The use of case studies centered on the belief that process was of primary import, and was more relevant than mere correlations between style and gender. Hence, our use of process is in line with the guiding principles and perspectives of constructionism (e.g. Harel and Papert 1991; Kafai 1995; Lawler and Yazdani 1987).

Beyond the specifics of the constructionist movement, focusing on process has been espoused by several other researchers (Atman and Bursic 1998; Atman et al. 2005; Bamberger and Schön 1983; Lehrer and Schauble 1998; Smith et al. 1994; Toulmin 1999). Among these papers, authors are concerned with analyzing student learning with the understanding that as the student is participating in the study, they are engaging in a learning process. For example, Toulmin (1999) advocates for “knowledge as shared procedures.” As such the analysis of student expertise should be situated in practices central to a domain, as opposed to solely being grounded in language or a final product. Similarly, Bamberger and Schön (1983) describe learning as a “reflective conversation with materials.” The idea of a conversation encapsulates the ways that individuals interact with their surroundings, both human and non-human, to interpret and make sense of what they observe.
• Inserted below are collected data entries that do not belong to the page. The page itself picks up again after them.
template <int P, typename TokT, typename OutT, int MODE, int SHAPE, bool SHARE = false>
__global__ __launch_bounds__(256) void minhash_bulk_kernel(const BulkArgs args_in) {
    BulkArgs args = args_in;
    constexpr bool kSieve = MODE == MODE_SIEVE || MODE == MODE_SIEVE_TIES;
    if (kSieve && args.mode_word) {
        const unsigned int want_ties = *as_const(args.mode_word);
        if ((want_ties == 1u) != (MODE == MODE_SIEVE_TIES)) return;
    }
    if (MODE == MODE_FULL && args.mode_word && args.sieve_hint && blockIdx.x == 0 && threadIdx.x == 0) {
        const unsigned int t = __builtin_nontemporal_load(args.sieve_hint), f = __builtin_nontemporal_load(args.sieve_hint + 1);
        const unsigned int g = __builtin_nontemporal_load(args.sieve_hint + 2), m = *args.mode_word;
        const unsigned int tt = __builtin_nontemporal_load(args.sieve_hint + 3), tf = __builtin_nontemporal_load(args.sieve_hint + 5);
        if (t >= 64u) {
            const bool defeated = 4u * f > t;
            const bool heavy = m == 1u ? 5u * g > t : (tt >= 64u ? 5u * tf > tt : m == 2u);
            *args.mode_word = !defeated ? 0u : heavy ? 2u : 1u;
        }
    }
    if (SHAPE != SHAPE_GENERAL) {
        args.init = nullptr;
        args.init_stride = 0;
        args.stats = nullptr;
        args.alias_mask = -1;
    }
    if (SHAPE == SHAPE_PLAIN_FIXED || SHAPE == SHAPE_PLAIN_FIXED_ROWS) args.offsets = nullptr;
    const int lane = threadIdx.x & (kWave - 1);
    const int wave = __builtin_amdgcn_readfirstlane(threadIdx.x >> 6);
    const int waves_per_block = blockDim.x >> 6;
    const int kchunks = (args.num_perm + kWave * P - 1) / (kWave * P);
    constexpr int kLdsPerWave = MODE == MODE_DEDUP ? kDedupWordsPerWave : kStageWordsPerWave;
    __shared__ __attribute__((aligned(16))) uint32_t stage[4 * kLdsPerWave];
    uint32_t *lds = stage + wave * kLdsPerWave;
    Perms<P> pm, pm_biased;
    SievePerms<P> sp;
    int kidx[P];
    if (kSieve || MODE == MODE_DEDUP) load_perms<P, SHARE>(args, 0, lane, pm, pm_biased, sp, kidx);

    const TokT MHX_CONST_AS *hv = as_const(static_cast<const TokT *>(args.hv));
    const TokT *hv_vec = static_cast<const TokT *>(args.hv);
    const int64_t MHX_CONST_AS *offsets = as_const(args.offsets);
    OutT *__restrict__ out = static_cast<OutT *>(args.out);
    const int64_t stride = (int64_t)gridDim.x * waves_per_block;
    const bool flagged_only = !kSieve && args.redo != nullptr;
    unsigned int listed_n = 0;
    bool listed = false;
    if (MODE == MODE_FULL && flagged_only && args.pair_list) {
        listed_n = *as_const(args.pair_count);
        listed = listed_n <= kPairListCap;
    }
    const int64_t n_items = listed ? (int64_t)listed_n : flagged_only ? (args.n_sets + kWave - 1) / kWave * waves_per_block : args.n_sets;
    SieveBackoff backoff;
    TiesBackoff ties;
    int tried = 0, failed = 0, left = 0;
    if (MODE == MODE_SIEVE && args.sieve_hint) {
        const unsigned int t = __builtin_nontemporal_load(args.sieve_hint), f = __builtin_nontemporal_load(args.sieve_hint + 1);
        if (t >= 64u && 2u * f > t) {
            backoff.skip = 63;
            backoff.gap = 64;
            backoff.streak = 2;
        }
    }
    if (MODE == MODE_FULL && listed) {
        uint32_t *comb = stage;
        for (int64_t it = blockIdx.x; it < (int64_t)listed_n; it += gridDim.x) {
            const int64_t set = (int64_t)as_const(args.pair_list)[it];
            const int64_t beg = args.offsets ? offsets[set] : set * args.fixed_len;
            const int64_t end = args.offsets ? offsets[set + 1] : beg + args.fixed_len;
            const int64_t share = (end - beg + 31) / 32 * 8;
            const int64_t wbeg = min(end, beg + wave * share), wend = min(end, wbeg + share);
            for (int kc = 0; kc < kchunks; ++kc) {
                uint32_t mine[P];
#pragma unroll
                for (int p = 0; p < P; ++p) mine[p] = kMaxHash;
                if (wend > wbeg) {
                    const Minima<P> m = full_minima<P, TokT>(hv_vec, wbeg, wend, args.a, args.b, args.num_perm, kc * (kWave * P),
                                                             args.path == 1, args.stats);
#pragma unroll
                    for (int p = 0; p < P; ++p) mine[p] = m.v[p];
                }
#pragma unroll
                for (int p = 0; p < P; ++p) comb[(wave * P + p) * kWave + lane] = mine[p];
                __syncthreads();
                if (wave == 0) {
#pragma unroll
                    for (int p = 0; p < P; ++p) {
                        const int k = kc * (kWave * P) + p * kWave + lane;
                        if (k >= args.num_perm) continue;
                        uint32_t r = mine[p];
#pragma unroll
                        for (int w = 1; w < 4; ++w) r = min(r, comb[(w * P + p) * kWave + lane]);
                        uint64_t v = r;
                        if (args.init) {
                            const uint64_t iv = args.init[set * args.init_stride + k];
                            v = end > beg ? (uint64_t)min((iv >> 32) ? kMaxHash : (uint32_t)iv, r) : iv;
                        }
                        if (sizeof(OutT) == 4) v = v > kMaxHash ? kMaxHash : v;
                        out[set * args.num_perm + k] = (OutT)v;
                    }
                }
                __syncthreads();
            }
        }
        return;
    }
    for (int64_t item0 = (int64_t)blockIdx.x * waves_per_block + wave; item0 < n_items; item0 += stride) {
      const int64_t item = flagged_only ? item0 / waves_per_block : item0;
      unsigned long long todo = 1;
      if (flagged_only && !listed) {
          const int64_t cand = item * kWave + lane;
          const bool mine = (lane % waves_per_block) == (int)(item0 % waves_per_block);
          todo = __ballot(mine && cand < args.n_sets && args.redo[cand] == (uint8_t)args.redo_match);
      }
      while (todo) {
        const int bit = __builtin_ctzll(todo);
        todo &= todo - 1;
        const int64_t set = listed ? (int64_t)as_const(args.pair_list)[item0] : flagged_only ? item * kWave + bit : item;
        int64_t beg, end;
        if (args.offsets) {
            beg = offsets[set];
            end = offsets[set + 1];
        } else {
            beg = (args.alias_mask >= 0 ? (set & args.alias_mask) : set) * args.fixed_len;
            end = beg + args.fixed_len;
        }
        uint32_t warm = 0;
        {
            const int64_t nset = listed ? args.n_sets : flagged_only ? (todo ? item * kWave + __builtin_ctzll(todo) : args.n_sets) : item + stride;
            const bool skipping_on = MODE == MODE_SIEVE && backoff.skip > 1;
            if (args.prefetch && nset < args.n_sets && !skipping_on) {
                const int64_t nbeg = args.offsets ? offsets[nset] : nset * args.fixed_len;
                const int64_t nend = args.offsets ? offsets[nset + 1] : nbeg + args.fixed_len;
                const int64_t off = (int64_t)lane * 128;
                if (off < (nend - nbeg) * (int64_t)sizeof(TokT))
                    warm = *reinterpret_cast<const volatile uint32_t *>(reinterpret_cast<const char *>(args.hv) +
                                                                         nbeg * (int64_t)sizeof(TokT) + off);
            }
        }
        bool defer = false;
        if (MODE == MODE_SIEVE && end > beg && backoff.skip > 0) {
            --backoff.skip;
            defer = true;
        }
        for (int kc = 0; kc < kchunks && !defer; ++kc) {
            uint32_t res[P];
            if (kSieve) {
                if (kchunks > 1) load_perms<P, SHARE>(args, kc * (kWave * P), lane, pm, pm_biased, sp, kidx);
                if (end > beg) {
                    bool tied = false;
                    defer = sieve_minima<P, TokT, SHAPE != SHAPE_PLAIN_FIXED_ROWS, MODE == MODE_SIEVE_TIES, SHARE>(hv, hv_vec, beg, end, pm, pm_biased, sp, args.stats, lane, lds, res,
                                                                                                          MODE == MODE_SIEVE_TIES ? &tied : nullptr);
                    if (kc == 0) ++tried;
                    if (MODE == MODE_SIEVE_TIES) {
                        if (defer || __any(tied)) ++failed;
                        if (defer) {
                            ++left;
                            break;
                        }
                    } else {
                        if (defer) {
                            ++failed;
                            backoff.failed();
                            break;
                        }
                        backoff.succeeded();
                    }
                }
            } else {
#pragma unroll
                for (int p = 0; p < P; ++p) {
                    const int k = kc * (kWave * P) + p * kWave + lane;
                    kidx[p] = k < args.num_perm ? k : -1;
                }
                if (end > beg) {
                    if (MODE == MODE_DEDUP) {
                        if (kchunks > 1) load_perms<P>(args, kc * (kWave * P), lane, pm, pm_biased, sp, kidx);
                        bool open = true;
                        if (!args.ties || (args.mode_word && *as_const(args.mode_word) == 1u)) {
                        } else if (ties.skip > 0) {
                            if (kc == kchunks - 1) --ties.skip;
                        } else {
                            open = sieve_minima<P, TokT, true, true>(hv, hv_vec, beg, end, pm, pm_biased, sp, nullptr, lane, lds, res);
                            if (kc == 0) ++tried, failed += open ? 1 : 0;
                            if (open) ties.failed(); else ties.succeeded();
                        }
                        if (open) {
#pragma unroll
                        for (int p = 0; p < P; ++p) res[p] = kMaxHash;
                        uint64_t cur[4];
                        load_quad<TokT>(hv_vec, beg, end, lane, cur);
                        defer = __any(dedup_sieve_range<P, TokT>(hv_vec, beg, end, pm, sp, lds, lane, cur, res));
                        if (defer) {
                            if (args.stats && lane == 0) atomicAdd(args.stats + 3, 1ull);
                            break;
                        }
                        }
                    } else {
                        const Minima<P> m = full_minima<P, TokT>(hv_vec, beg, end, args.a, args.b, args.num_perm,
                                                                 kc * (kWave * P), args.path == 1, args.stats);
#pragma unroll
                        for (int p = 0; p < P; ++p) res[p] = m.v[p];
                    }
                }
            }
#pragma unroll
            for (int p = 0; p < P; ++p) {
                if (kidx[p] < 0) continue;
                uint64_t v;
                if (args.init) {
                    const uint64_t iv = args.init[set * args.init_stride + kidx[p]];
                    if (end > beg) {
                        const uint32_t ic = (iv >> 32) ? kMaxHash : (uint32_t)iv;
                        v = min(ic, res[p]);
                    } else {
                        v = iv;
                    }
                } else {
                    v = end > beg ? res[p] : kMaxHash;
                }
                if (sizeof(OutT) == 4) v = v > kMaxHash ? kMaxHash : v;
// ... 180 lines not shown
    const int wave = __builtin_amdgcn_readfirstlane(threadIdx.x >> 6);
    const int waves_per_block = blockDim.x >> 6;
    __shared__ __attribute__((aligned(16))) uint32_t stage[4 * kStageWordsPerWave];
    uint32_t *lds = stage + wave * kStageWordsPerWave;
    Perms<P> pm, pm_biased;
    SievePerms<P> sp;
    int kidx[P];
    load_perms<P>(args, blockIdx.y * (kWave * P), lane, pm, pm_biased, sp, kidx);
    const TokT MHX_CONST_AS *hv = as_const(static_cast<const TokT *>(args.hv));
    const TokT *hv_vec = static_cast<const TokT *>(args.hv);
    const int64_t MHX_CONST_AS *offsets = as_const(args.offsets);
    OutT *__restrict__ out = static_cast<OutT *>(args.out);

    const int64_t n_slices = (total_tokens + slice - 1) / slice;
    const int64_t stride = (int64_t)gridDim.x * waves_per_block;
    SieveBackoff backoff;
    for (int64_t s = (int64_t)blockIdx.x * waves_per_block + wave; s < n_slices; s += stride) {
        const int64_t s_beg = first_token + s * slice;
        const int64_t s_end = min(s_beg + slice, first_token + total_tokens);
        int64_t set;
        if (args.offsets) {
            int64_t lo = 0, hi = args.n_sets;
            while (hi - lo > 1) {
                const int64_t mid = (lo + hi) >> 1;
                if (offsets[mid] <= s_beg) lo = mid; else hi = mid;
            }
            set = lo;
        } else {
            set = s_beg / args.fixed_len;
        }
        for (; set < args.n_sets; ++set) {
            const int64_t set_beg = args.offsets ? offsets[set] : set * args.fixed_len;
            const int64_t set_end = args.offsets ? offsets[set + 1] : set_beg + args.fixed_len;
            if (set_beg >= s_end) break;
            const int64_t beg = max(set_beg, s_beg), end = min(set_end, s_end);
            if (end <= beg) continue;
            uint32_t res[P];
            set_minima<P, TokT>(args, hv, hv_vec, beg, end, pm, pm_biased, sp, blockIdx.y * (kWave * P), lane, lds, backoff, res);
#pragma unroll
            for (int p = 0; p < P; ++p) {
                if (kidx[p] < 0) continue;
                OutT *dst = out + set * args.num_perm + kidx[p];
                if (sizeof(OutT) == 8)
                    atomicMin(reinterpret_cast<unsigned long long *>(dst), (unsigned long long)res[p]);
                else
                    atomicMin(reinterpret_cast<unsigned int *>(dst), res[p]);
            }
        }
    }
}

Hence it is not enough to simply look at a structure to determine its stability. Instead the individual must engage the structure in something that is akin to a dialogue, applying stimulus to the object and getting feedback from the object. In previous work (Worsley and Blikstein 2014b), we have qualitatively shown process-oriented differences between the two experimental conditions described in this article. Those two experimental conditions are principle-based reasoning and example-based reasoning. For the purpose of demonstrating the utility of multimodal analysis it is not essential to understand the specifics of principle-based reasoning or example-based reasoning. Nonetheless, we will briefly describe the experimental conditions in the paragraphs to following.
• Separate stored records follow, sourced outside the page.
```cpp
template <class Model>
SSD void reset_env(const Params& P, int e, float* obs_row) {
  const size_t np = (size_t)P.npad;
  Dyn s;
  Cache c;
  uint32_t ctr = (uint32_t)P.istate[e + I_RNG * np];
  float pot, z_init, nn_dr;
  env_reset<Model>(P, e, s, c, ctr, pot, z_init, nn_dr);
  store_dyn(P, e, s);
  store_cache(P, e, c);
  const float straight[3][2] = {{1.f, 0.f}, {1.f, 0.f}, {1.f, 0.f}};
  store_headings(P, e, straight);
  P.fstate[e + F_POT * np] = pot;
  P.fstate[e + F_ZINIT * np] = z_init;
  P.fstate[e + F_EPRET * np] = 0.f;
  P.fstate[e + F_EPRET_LO * np] = 0.f;
  P.fstate[e + F_NNDR * np] = nn_dr;
  P.istate[e + I_N * np] = 1;
  P.istate[e + I_COUNT * np] = 0;
  P.istate[e + I_ELAPSED * np] = 0;
  P.istate[e + I_RNG * np] = (int)ctr;
  P.istate[e + I_FLAGS * np] = 0;
  if (obs_row) {
    float o[SS_OBS_DIM];
    write_obs<Model>(s, z_init, 0, c, o);
#pragma unroll
    for (int i = 0; i < SS_OBS_DIM; ++i) obs_row[i] = o[i];
  }
}

template <class Model>
__global__ __launch_bounds__(kWave) void reset_kernel(Params P, float* obs) {
  const int e = blockIdx.x * kWave + threadIdx.x;
  if (e >= P.n) return;
  reset_env<Model>(P, e, obs ? obs + (size_t)e * SS_OBS_DIM : nullptr);
}

template <class Model>
__global__ __launch_bounds__(kWave) void obs_kernel(Params P, float* obs) {
  const int e = blockIdx.x * kWave + threadIdx.x;
  if (e >= P.n) return;
  const size_t np = (size_t)P.npad;
  Dyn s;
  Cache c;
// ... 51 lines not shown
```

Before: 99.36 million env-steps/s.

## Offload arm impulse response and base integration to helper waves

After the contact solve, the main wave hands off dv0, the four arm joint records and the free base velocity through LDS. Helper wave 1 then propagates the impulse down the arm chain and integrates the arm joints, while helper wave 2 integrates the base pose and velocity. This takes work off the main wave's critical path. In exchange it adds an extra __syncthreads per substep plus one after the last substep, along with LDS traffic for the handoff.

```diff
diff --git a/steppingstone_amd/csrc/ss_dynamics.hpp b/steppingstone_amd/csrc/ss_dynamics.hpp
--- a/steppingstone_amd/csrc/ss_dynamics.hpp
+++ b/steppingstone_amd/csrc/ss_dynamics.hpp
@@ -66,6 +66,19 @@
               !(reset_pose_offload(2, true) && warm_in_lds(2)) && !(reset_pose_offload(3, true) && warm_in_lds(3)),
               "the reset pose lives where the warm-start impulses would: only a kernel that keeps those in registers has the words to spare");
 static_assert(S_POSE + NH <= S_POS, "twelve words");
+#ifndef SS_ARM_TAIL
+#define SS_ARM_TAIL 1
+#endif
+#ifndef SS_BASE_TAIL
+#define SS_BASE_TAIL 1
+#endif
+constexpr bool arm_tail_offload(int helpers, bool kstep) { return SS_ARM_TAIL != 0 && helpers >= 3 && kstep; }
+constexpr bool base_tail_offload(int helpers, bool kstep) { return SS_BASE_TAIL != 0 && helpers >= 3 && kstep; }
+constexpr bool limb_tail_offload(int helpers, bool kstep) { return arm_tail_offload(helpers, kstep) || base_tail_offload(helpers, kstep); }
+constexpr int kHandArm = kHandRows3, kHandDv0 = kHandDet, kHandV0f = kHandDv0 + 6;
+constexpr int kArmHelper = 1, kBaseHelper = 2;
+static_assert(kHandArm + 4 * kRecWords <= kHandRows3 + 36, "the arm records fit the rows' directions");
+static_assert(kHandV0f + 6 <= kHandDet + 13, "dv0 and v0f stay below the detection's flags word and the sole");
 
 constexpr int kHalf[NH] = {0, 1, 2, 3, 4, 5, 6, 7, 13, 14, 15, 16};
 constexpr int left_twin(int jr) { return jr < 3 ? jr : (jr < 8 ? jr + 5 : jr + 4); }
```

Example-based reasoning is a form of analogical problem solving, in which the participant’s design is modeled after a real-world object. For example, Worsley and Blikstein (2017) describe a student that bases his design on a specific chair in his room. The student then proceeds to make a design that closely resembles that chair.

Principle-based reasoning can also be characterized as a form of analogical problem solving. However, it differs from example-based reasoning, in that the participant bases their design on principles from engineering. Common principles used within the engineering design context are having a wide base, using triangles, and reinforcement. Instead of working towards a specific exemplar, the student attempts to piece their design together by iteratively and systematically applying engineering principles.

Having qualitatively observed marked differences between the two experimental groups, it is the intention of this article to utilize fine-grained quantitative measures to define more process-oriented differences.

Methods

Study Participants

The population of students included twelve high school students and eight undergraduate students. The distribution of high school students and undergraduate students was the same across the two conditions. Nine of the students were women, and 11 were men. One condition had four women while the other had five. Students were recruited to be participants through a series of university mailing lists and received $20 for their participation in the study.

Study Description

This study involved dyads of students working to complete an engineering design challenge. The challenge asked students to build a structure that could support a 0.5 lb. weight as high above a table as possible using basic household materials: one paper plate, four straws, five wooden sticks, and 5 ft. of garden wire (see Fig. 1). Because no pencil and paper was provided to students, students largely perceived this as a making/tinkering task, as opposed to a traditional engineering task for which they would have been expected to develop calculations as part of their design process. This blending of engineering design and tinkering often times characterizes K-16 “making” experiences where the overall objective is to create a finished and functioning artifact, similar to the work of an engineer, absent rigorous mathematical calculations to support their designs (Vossoughi and Bevan 2014). Furthermore, the task mirrors the forms of design challenges that are often utilized in Makerspace workshops.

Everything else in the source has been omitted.